Desirable Difficulty
Some people have suggested that it would have been better to wait until one has more skills before undertaking the iLab 1. I agree that there should be a threshold for technical proficiency; if you don’t have a basic knowledge about how to deal with data then maybe you should wait a semester or two (or maybe not, depending on your background and time available). The whole point of learning is to set goals that are slightly out of reach at the beginning of your journey. Difficulty should be expected and considered the default if there is any goal of learning. In this situation, expecting difficulty mitigates the automatic response to run away from it.
Technical
Becoming more fluent in the machine learning “language”. I see the functions and objects as the verbs and nouns of a language, proficient command of the language allows for a more critical and engaging piece of communication. In a way, the technical side was the easiest (the others being the self and client management) to acquire for me. Having the conceptual understanding, in terms of implementation, it was a matter of:
· learning new languages or new argrithms, such as learning and SQL on https://www.w3schools.com/sql/default.asp
· reading individually written articles for examples of implementation, such as this one on stacking
Now I can use KNIME to explore and visualize data and use SQL to query data.

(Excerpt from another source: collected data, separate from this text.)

+                    const u64 rk = ((lg >> 2) & 0x0C0C0C0C0C0C0C0Cull) | (lg & 0x0303030303030303ull);
+#pragma unroll
+                    for (u32 k = 0; k < 8; k++) atomicAdd(&mybins[(u32)(rk >> (8 * k)) & 15u], 1u);
+                }
+            }
+            if (threadIdx.x == 0) for (u32 k = bn & ~15u; k < bn; k++) { const u32 v = s[k]; if (__popc(v & 15u) != 1 || __popc(v >> 4) != 1) bad = 1; }
+        }
+        ok = !__syncthreads_or(bad != 0) && ok;
+        bool fast = false;
+        if (ok) {
+            const u32 c = lane < 16 ? bins[lane] + bins[16 + lane] + bins[32 + lane] + bins[48 + lane] : 0u;
+            u32 ns = c;
+#pragma unroll
+            for (u32 d = 1; d < 16; d <<= 1) ns += __shfl_xor((int)ns, d, 64);
+            float h = c ? (float)c * __log2f((float)ns / (float)c) : 0.0f;
+#pragma unroll
+            for (u32 d = 1; d < 16; d <<= 1) h += __shfl_xor(h, d, 64);
+            ns = (u32)__shfl((int)ns, 0, 64); h = __shfl(h, 0, 64);
+            fast = ns > 0 && h * (float)prefer_flat > 4.0f * (float)ns * (float)(prefer_flat - 1);
+        }
+        if (fast) {
+            const u32 perq = (bn + 3) / 4;
+            ZEncPlan p; p.n = bn; p.kind = ZK_RAW; p.csize = 3 + bn; p.log = 0; p.tree_bytes = 0; p.lhdr = 0; p.pad = 0; p.frame = 0; p.pad2 = 0;
+            for (u32 k = 0; k < 4; k++) p.ssz[k] = ((k < 3 ? perq : bn - 3 * perq) * 4 + 8) >> 3;
+            zenc_plan_finish(p, bn, 4, f16.tb, min_gain);
+            fast = p.kind == ZK_HUF;
+            if (fast) {
+                p.pad = 1;
+                if (threadIdx.x == 0) { plan[b] = p; if (csize) csize[b] = p.csize; }
+                {
+                    const u32 sym = threadIdx.x;
+                    const bool is16 = __popc(sym & 15u) == 1 && __popc(sym >> 4) == 1;
+                    const u32 hn = sym >> 4, ln = sym & 15u, rank = 4 * ((hn >> 1) - (hn >> 3)) + ((ln >> 1) - (ln >> 3));
+                    codes[(u64)b * 256 + sym] = is16 ? (u16)(rank | (4u << 12)) : (u16)0;
+                }
+                if (threadIdx.x < p.tree_bytes) trees[(u64)b * ZENC_TREE_SLOT + threadIdx.x] = f16.tree[threadIdx.x];
+            }
+        }
+        if (threadIdx.x == 0) done[b] = fast ? 1 : 0;
+        __syncthreads();
+    }
+}
+
 __global__ void k_zenc_direct_plans(const u8 *direct, u32 nblk, ZEncPlan pd, ZFlat16 f16, ZEncPlan *plan, u8 *trees, u64 *csize, u8 *done)
 {
     const u32 b = blockIdx.x * blockDim.x + threadIdx.x;
@@ -114,11 +193,10 @@
     for (u32 k = 0; k < pd.tree_bytes; k++) trees[(u64)b * ZENC_TREE_SLOT + k] = f16.tree[k];
 }
 
-__global__ __launch_bounds__(256) void k_zenc_plan(const u8 *src, u64 n, u32 nblk, ZEncPlan *plan, u16 *codes, u8 *trees, u64 *csize, const u32 *blk_len, u64 slot, ZTreeCache *cache, u32 sample_stride, u32 try_fse, u32 min_gain, u32 maxbits, u32 prefer_flat, const u8 *done, u8 *wt_defer,
-                                                    u32 *fhist = nullptr, const ZEncPlan *fplan = nullptr, const u16 *fcodes = nullptr, const u32 *fratio = nullptr, u32 long_last = 0)
+__device__ __forceinline__ void zenc_plan_wg(const u32 b, const u8 *src, u64 n, u32 nblk, ZEncPlan *plan, u16 *codes, u8 *trees, u64 *csize, const u32 *blk_len, u64 slot, ZTreeCache *cache, u32 sample_stride, u32 try_fse, u32 min_gain, u32 maxbits, u32 prefer_flat, const u8 *done, u8 *wt_defer,
+                                             u32 *fhist, const ZEncPlan *fplan, const u16 *fcodes, const u32 *fratio, u32 long_last)
 {
     __shared__ u32 hist[ZENC_HCOPIES * 1024];
-    u32 b = sample_stride ? blockIdx.x * sample_stride : blockIdx.x;
     if (done && done[b]) return;
     u64 lo = zenc_block_lo(n, nblk, b), hi = zenc_block_lo(n, nblk, b + 1);
     if (blk_len) { lo = (u64)b * slot; hi = lo + blk_len[b]; }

I tried my hand at using an algorithm called Latent Dirichlet Allocation (LDA) on students and staff comments to discovers hidden topics by looking for important keywords, both in documents and across the entire corpus. However, the result is even not meaningful. More learning is needed on discovering automatically discover topics in a collection of documents.
Reflections on Learning
As I mentioned at the beginning, in addition to the technical knowledge gained, there were also a lot more besides. One of the most important ones was self-reflection. I think that this is one of the most effective ways for optimal learning and growth. While it would still be possible to learn and grow without self-reflection, it would be difficult to evaluate if the knowledge gained was what was expected, whether one should take extra steps to improve and whether one is going in the desired direction. Another crucial benefit of self-reflection is also to realise that difficulties are not necessarily a bad thing to be avoided (as mentioned above in desirable difficulty).
The old me would have chosen paths that would lead to the most pleasant experience, not knowing that this is probably not the optimal choice. Now I can rest assured that when I experience difficulties, I don’t aggravate the situation by trying to escape it all the time and instead accept it willingly knowing that I will become a better person because of it.
Next Steps
There will be iLab2, in which I’m looking forward to applying all the learnings gained to hit the ground running.
Furthermore, I’m also excited to show these skills to employers when I am going to seek a job as soon as finishing ilab1. These skills are both from a technical machine learning aspect and from a stakeholder-communication point of view as well as maximising my learning through regular self-reflection and thorough planning.